(Stored items)
int gemm_tc_init() {
  int dev = 0;
  STK_CUDA(cudaGetDevice(&dev));
  STK_CHECK(dev >= 0 && dev < kMaxDev, -1, "gemm_tc: device ordinal out of range");
  if (g_encode && g_attr_dev[dev]) return 0;
  if (!g_encode) {
    void* fn = nullptr;
    cudaDriverEntryPointQueryResult qres;
    STK_CUDA(cudaGetDriverEntryPoint("cuTensorMapEncodeTiled", &fn, cudaEnableDefault, &qres));
    STK_CHECK(fn && qres == cudaDriverEntryPointSuccess, -5, "cuTensorMapEncodeTiled not available from the driver");
    const char* v = getenv("SELFTOK_GEMM_CTAS");
    if (v) g_gemm_ctas = atoi(v) == 1 ? 1 : 2;
    const char* gm = getenv("SELFTOK_GEMM_GM");
    if (gm && atoi(gm) >= 1 && atoi(gm) <= 1024) g_raster_gm = atoi(gm);
    g_encode = reinterpret_cast<EncodeTiledFn>(fn);
  }
  STK_CUDA(cudaDeviceGetAttribute(&g_num_sms_dev[dev], cudaDevAttrMultiProcessorCount, dev));
  STK_CUDA(cudaFuncSetAttribute(gemm_tc_kernel<1, 1, false>, cudaFuncAttributeMaxDynamicSharedMemorySize, Cfg<1>::SMEM_BYTES));
  STK_CUDA(cudaFuncSetAttribute(gemm_tc_kernel<1, 1, true>, cudaFuncAttributeMaxDynamicSharedMemorySize, Cfg<1>::SMEM_BYTES));
  STK_CUDA(cudaFuncSetAttribute(gemm_tc_kernel<3, 1, false>, cudaFuncAttributeMaxDynamicSharedMemorySize, Cfg<3>::SMEM_BYTES));
  STK_CUDA(cudaFuncSetAttribute(gemm_tc_kernel<1, 2, false>, cudaFuncAttributeMaxDynamicSharedMemorySize, Cfg<1>::SMEM_BYTES));
  STK_CUDA(cudaFuncSetAttribute(gemm_tc_kernel<1, 2, true>, cudaFuncAttributeMaxDynamicSharedMemorySize, Cfg<1>::SMEM_BYTES));
  STK_CUDA(cudaFuncSetAttribute(gemm_tc_kernel<3, 2, false>, cudaFuncAttributeMaxDynamicSharedMemorySize, Cfg<3>::SMEM_BYTES));
  g_attr_dev[dev] = true;
  return 0;
}

int check_gemm_tc_problem(const TcProblem& q, int nsplit, int fp16) {
  const Epilogue& ep = q.ep;
  STK_CHECK(q.A_hi && q.W_hi && q.M > 0 && q.N > 0 && q.K > 0, -1, "gemm_tc: bad arguments");
  STK_CHECK(nsplit == 1 || (nsplit == 3 && q.A_lo && q.W_lo), -1, "gemm_tc: nsplit must be 1, or 3 with lo planes");
  STK_CHECK(!fp16 || nsplit == 1, -1, "gemm_tc: the fp16 mode is single-pass");
  auto aligned16 = [](const void* p) { return reinterpret_cast<uintptr_t>(p) % 16 == 0; };
  STK_CHECK(aligned16(q.A_hi) && aligned16(q.A_lo) && aligned16(q.W_hi) && aligned16(q.W_lo), -1,
            "gemm_tc: operand planes must be 16-byte aligned (TMA)");
  STK_TRY(check_epilogue(ep, "gemm_tc"));
  STK_CHECK(ep.act == ACT_NONE || (ep.act == ACT_GELU && ep.mode != EPI_RESID), -2,
            "gemm_tc: epilogue activation must be none, or GELU-tanh with the store / split modes");
  STK_CHECK(ep.mode != EPI_STORE || ep.addtab == nullptr || ep.add_ld % 4 == 0, -2, "gemm_tc: addtab pitch must be a multiple of 4");
  STK_CHECK(q.K % 8 == 0, -2, "gemm_tc: K must be a multiple of 8 (16-byte TMA row pitch)");
  STK_CHECK(ep.ldo % 4 == 0 && q.N % 4 == 0, -2, "gemm_tc: N and the output pitch must be multiples of 4");
  STK_CHECK(ep.mode != EPI_RESID || ep.gate == nullptr || ep.gate_ld % 4 == 0, -2, "gemm_tc: gate pitch must be a multiple of 4");
  if (q.conv_C > 0) {
    STK_CHECK(q.conv_C % BK == 0 && q.K == 9 * q.conv_C, -2, "gemm_tc conv: channels must be a multiple of 64 and K = 9 C");
    STK_CHECK(q.conv_W > 0 && q.conv_H > 0 && (q.conv_W % BM == 0 || BM % q.conv_W == 0), -2, "gemm_tc conv: image width must divide or be a multiple of 128");
    const int64_t hw = (int64_t)q.conv_H * q.conv_W;
    STK_CHECK(q.M % hw == 0 && (hw % BM == 0 || BM % hw == 0) && (q.conv_W >= BM || hw < BM || q.conv_H % (BM / q.conv_W) == 0), -2,
              "gemm_tc conv: 128-pixel tiles must be part of a row, whole rows of one image, or whole images");
    STK_CHECK(q.conv_stride == 1 || (q.conv_stride == 2 && hw % BM == 0), -2, "gemm_tc conv: stride 2 needs >= 128 output pixels per image");
  }
  return 0;
}

static int make_maps(TcMaps* m, const TcProblem& q, int nsplit, int fp16, int b_box) {
  const bool conv = q.conv_C > 0;
  const int64_t imgs = conv ? q.M / ((int64_t)q.conv_H * q.conv_W) * (q.conv_stride == 2 ? 4 : 1) : 0;
  if (conv) STK_TRY(make_map_nhwc(&m->a_hi, q.A_hi, imgs, q.conv_H, q.conv_W, q.conv_C, fp16));
  else STK_TRY(make_map(&m->a_hi, q.A_hi, q.M, q.K, BM, fp16));
  STK_TRY(make_map(&m->b_hi, q.W_hi, q.N, q.K, b_box, fp16));
  if (nsplit == 3) {
    if (conv) STK_TRY(make_map_nhwc(&m->a_lo, q.A_lo, imgs, q.conv_H, q.conv_W, q.conv_C, fp16));
    else STK_TRY(make_map(&m->a_lo, q.A_lo, q.M, q.K, BM, fp16));
    STK_TRY(make_map(&m->b_lo, q.W_lo, q.N, q.K, b_box, fp16));
  } else {
    m->a_lo = m->a_hi; m->b_lo = m->b_hi;
  }
  return 0;
}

### TASK STATEMENT
Begin at the line above that has "cudaDriverEntryPointQueryResult qres;" and stop after the line that has "const char* v", copying each line exactly and adding nothing else.

### ANSWER SECTION
    cudaDriverEntryPointQueryResult qres;
    STK_CUDA(cudaGetDriverEntryPoint("cuTensorMapEncodeTiled", &fn, cudaEnableDefault, &qres));
    STK_CHECK(fn && qres == cudaDriverEntryPointSuccess, -5, "cuTensorMapEncodeTiled not available from the driver");
    const char* v = getenv("SELFTOK_GEMM_CTAS");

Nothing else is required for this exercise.